** Work task **
Go through the lines below and copy each one that holds the string "bool".

-- Supplied records follows --

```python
def build(force: bool = False, verbose: bool = False) -> str:
    if not force and not needs_build():
        return LIB
    objs = []
    procs = []
    for s in SOURCES:
        src = os.path.join(CSRC, s)
        if not os.path.exists(src):
            continue
        obj = os.path.join(CSRC, s.replace(".hip", ".o"))
        cmd = [_hipcc(), f"--offload-arch={ARCH}", "-O3", "-std=c++17", "-fPIC", "-c", src, "-o", obj,
               "-Wall", "-Wno-unused-function", "-Wno-unused-result"] + EXTRA_FLAGS.get(s, [])
        if verbose:
            cmd.append("-Rpass-analysis=kernel-resource-usage")
        procs.append((s, subprocess.Popen(cmd, stdout=subprocess.PIPE, stderr=subprocess.STDOUT, text=True)))
        objs.append(obj)
    failed = False
    for s, p in procs:
        out, _ = p.communicate()
        if p.returncode != 0:
            failed = True
            sys.stderr.write(f"--- hipcc failed for {s}\n{out}\n")
        elif verbose or out.strip():
            sys.stderr.write(out)
    if failed:
        raise RuntimeError("hipcc compilation failed")
    cmd = [_hipcc(), f"--offload-arch={ARCH}", "-shared", "-fPIC", "-o", LIB, "-Wl,--version-script=" + os.path.join(CSRC, "zsw_exports.map")] + objs
    subprocess.run(cmd, check=True)
    return LIB


def fatbin_sha256(path: str = LIB) -> str:
    import hashlib
    import struct
# ... 36 lines not shown
```

zoe_amd/csrc/zsw_score.hip:

```cpp
#include <stdlib.h>

#include <algorithm>

#include "zsw_internal.hpp"
#include "zsw_score_v1.hpp"
#include "zsw_score_prune.hpp"
#include "zsw_score_seed.hpp"
#include "zsw_score_v2.hpp"
#include "zsw_handback.hpp"
#include "zsw_timer.hpp"

namespace zsw {

__global__ __launch_bounds__(64) void exact32_kernel(BatchDev b, const uint32_t* list, const uint32_t* list_count,
                                                     const uint8_t* ref, uint32_t ref_len, const ScoringDev* sc,
                                                     ResultRule rule, ScoreOut out, int32_t* scratch, uint32_t slots,
                                                     uint32_t scratch_len, const uint32_t* rev_ref_end,
                                                     const uint32_t* rev_query_end) {
    __shared__ uint8_t lut[256];
    __shared__ int32_t w[MAX_S * MAX_S];
    for (int i = threadIdx.x; i < 256; i += 64) lut[i] = sc->index_map[i];
    for (int i = threadIdx.x; i < MAX_S * MAX_S; i += 64) w[i] = sc->w[i];
    __syncthreads();
    const int S = sc->S;
// ... 507 lines not shown
        note_launch(launches, ZSW_LAUNCH_EXACT32, 0, 0, std::min(mode, 2));
        hipLaunchKernelGGL(exact32_kernel, dim3(exact_grid), dim3(64), 0, stream, bb, (const uint32_t*)nullptr,
                           (const uint32_t*)nullptr, d_ref, ref_len, d_sc, rule, out, ws.scratch, (uint32_t)ws.slots, ws.scratch_len, (const uint32_t*)nullptr, (const uint32_t*)nullptr);
        return hipGetLastError();
    };
    bool gtab_built = false;
    auto seed_items = [&](const BatchDev& bb, int g, int c, uint32_t longest, size_t work_off, uint32_t list_off, uint32_t* counter,
                          uint32_t band_grid_cap) -> hipError_t {
        if (!use_v2 || !ws.seed || !ws.seed_work || !ws.prune_fail_list || !(ws.debug & ZSW_DEBUG_SCORE_PRUNE) || (ws.debug & ZSW_DEBUG_PRUNE_STRIP))
            return hipErrorNotSupported;
        if (bb.n_items < SEED_MIN_READS && !(ws.debug & ZSW_DEBUG_SCORE_PRUNE_ANY_SIZE)) return hipErrorNotSupported;
        if (g == 32 || work_off + seed_workspace_bytes(bb.n_items, longest, band_grid_cap) > ws.seed_bytes) return hipErrorNotSupported;
        ScoreArgsV2 ap = a2;
        if (!build_tables_v2(h_sc, g, &ap) || !seed_applicable(*ws.seed, longest, ref_len, ap.limit)) return hipErrorNotSupported;
        if (!ws.seed_gtab) return hipErrorNotSupported;
        hipError_t pe = hipSuccess;
        ScoreArgsV2 ab = a2;
        const bool band_ok = !(ws.debug & ZSW_DEBUG_SEED_NO_BAND) && doubled_tables(h_sc, &ab);
        uint2* const gtab_band = ws.seed_gtab + (ref_len + 2 * SEED_GTAB_PAD);
        if (!gtab_built) {
            pe = seed_build_gtab(ap, ws.seed_gtab, stream);
            if (pe != hipSuccess) return pe;
            if (band_ok) {
                pe = seed_build_gtab(ab, gtab_band, stream);
                if (pe != hipSuccess) return pe;
            }
            gtab_built = true;
        }
        pe = hipMemsetAsync(counter, 0, 4, stream);
        if (pe != hipSuccess) return pe;
        ap.b = bb;
        int maxw = 0;
        for (int i = 0; i < h_sc.S * h_sc.S; ++i) maxw = std::max(maxw, (int)h_sc.w[i]);
        const uint64_t overlap = h_sc.gap_extend > 0 ? (uint64_t)longest + (uint64_t)longest * (uint64_t)maxw / (uint64_t)h_sc.gap_extend + 2 : ~0ull;
        const uint64_t rows = std::max<uint64_t>(4 * overlap, 2048);
        const bool row_chunks = ws.chunk_keys && !(ws.debug & ZSW_DEBUG_NO_ROW_CHUNKS) && h_sc.gap_extend > 0 && rows * 2 <= ref_len && longest < (1u << CHUNK_COL_BITS) &&
                                ref_len < (1u << CHUNK_ROW_BITS) - 2;
        const uint32_t min_thr = (ws.min_score && ws.min_counts && !out.skip_handed_back) ? min_threshold(rule, ws.min_score) : 0u;
        CoscheduleCase co{};
        co.mode = mode;
        co.G = g;
        co.mins = min_thr != 0;
        co.row_chunks = row_chunks;
        co.skip_handed_back = out.skip_handed_back;
        co.disabled = (ws.debug & ZSW_DEBUG_SEED_NO_COSCHEDULE) != 0;
        uint32_t* const n0 = counter + 32;
        static_assert(2 + NCLS <= 32, "the n0 words sit 32 behind their counters");
        bool coscheduled = false;
        pe = launch_score_seeded(ap, g, c, longest, *ws.seed, ws.seed_work + work_off, seed_workspace_bytes(bb.n_items, longest, band_grid_cap), ws.seed_gtab,
                                 ws.prune_fail_list + list_off, counter, mode, band_ok ? &ab : nullptr, gtab_band, ws.band_dbg,
                                 (ws.debug & ZSW_DEBUG_SEED_WIDE_BAND) ? 0xffffffffu : (ws.debug & ZSW_DEBUG_SCORE_PRUNE_ANY_SIZE) ? 0u : SEED_NARROW_MIN_READS, band_grid_cap, stream,
                                 ws.window_timer, out.narrow_only, out.reads_reversed && out.skip_handed_back, launches,
                                 (ws.debug & ZSW_DEBUG_SEED_STRIP_FIRST_TIER) != 0, (ws.debug & ZSW_DEBUG_SEED_DIAG_LANE_EVENTS) != 0,
                                 min_thr, ws.min_counts, &co, n0, &coscheduled);
        if (pe != hipSuccess) return pe;
        ap.b.items = ws.prune_fail_list + list_off;
        ap.n_items_dev = counter;
        ap.first_item_dev = coscheduled ? n0 : nullptr;
        if (!out.skip_handed_back) {
            if (row_chunks) {
                ap.chunk_rows = (uint32_t)rows;
                ap.chunk_overlap = (uint32_t)overlap;
                ap.chunk_keys = ws.chunk_keys;
                const uint32_t zgrid = (bb.n_items + 255) / 256;
                hipLaunchKernelGGL(chunk_zero_kernel, dim3(zgrid), dim3(256), 0, stream, ap.b.items, counter, bb.n_items, ws.chunk_keys);
                note_launch(launches, ZSW_LAUNCH_ROW_CHUNKS, (int)ap.chunk_rows, (int)ap.chunk_overlap, (int)((ref_len + ap.chunk_rows - 1) / ap.chunk_rows));
                note_launch(launches, ZSW_LAUNCH_V2, g, c, std::min(mode, 2));
                pe = launch_table_cfg_v2(ap, g, c, mode, stream);
                if (pe != hipSuccess) return pe;
                hipLaunchKernelGGL(chunk_finalize_kernel, dim3(zgrid), dim3(256), 0, stream, ap.b, counter, ws.chunk_keys, ap.limit, rule, out, std::min(mode, 2));
                pe = hipGetLastError();
            } else {
                HandbackLaunch plan[HANDBACK_MAX_LAUNCHES];
                ScoreArgsV2 tabs[HANDBACK_MAX_LAUNCHES];
                int n_tabs = 0;
                const int n_plan = handback_plan(kCfgs, N_CFGS, longest, g, c, bb.n_items, [&](int g2) {
                    tabs[n_tabs] = a2;
                    if (!build_tables_v2(h_sc, g2, &tabs[n_tabs])) return false;
                    ++n_tabs;
                    return true;
                }, plan);
                for (int k = 0, t = 0; k < n_plan && pe == hipSuccess; ++k) {
                    ScoreArgsV2 ah = ap;
                    if (plan[k].own_tables) {
                        ah = tabs[t++];
                        ah.b = ap.b;
                        ah.n_items_dev = counter;
                        ah.first_item_dev = ap.first_item_dev;
                    }
                    ah.b.n_items = plan[k].grid_items;
                    ah.gate_lo = plan[k].lo;
                    ah.gate_hi = plan[k].hi;
                    note_launch(launches, ZSW_LAUNCH_V2, plan[k].G, plan[k].C, std::min(mode, 2));
                    pe = launch_table_cfg_v2(ah, plan[k].G, plan[k].C, mode, stream);
                }
            }
        }
        if (pe != hipSuccess) return pe;
        if (!out.skip_handed_back) hipLaunchKernelGGL(add_count_kernel, dim3(1), dim3(1), 0, stream, counter, ws.prune_fail_count + 1);
        return hipGetLastError();
    };
    auto prune_items = [&](const BatchDev& bb, int cls, uint32_t n_cls) -> hipError_t {
        if (!(use_v2 || wide) || !ws.prune_work || !(ws.debug & ZSW_DEBUG_SCORE_PRUNE)) return hipErrorNotSupported;
        if (!wide && !(ws.debug & ZSW_DEBUG_PRUNE_STRIP)) return hipErrorNotSupported;
        if (bb.n_items < PR_MIN_READS && !(ws.debug & ZSW_DEBUG_SCORE_PRUNE_ANY_SIZE)) return hipErrorNotSupported;
        const int last = n_cls < bb.n_items ? cls + 1 : cls;
        ScoreArgsV2 ap = a2;
// ... 318 lines not shown
```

-- Supplied records concluded --

** Result of this exercise **
def build(force: bool = False, verbose: bool = False) -> str:
    bool gtab_built = false;
        const bool band_ok = !(ws.debug & ZSW_DEBUG_SEED_NO_BAND) && doubled_tables(h_sc, &ab);
        const bool row_chunks = ws.chunk_keys && !(ws.debug & ZSW_DEBUG_NO_ROW_CHUNKS) && h_sc.gap_extend > 0 && rows * 2 <= ref_len && longest < (1u << CHUNK_COL_BITS) &&
        bool coscheduled = false;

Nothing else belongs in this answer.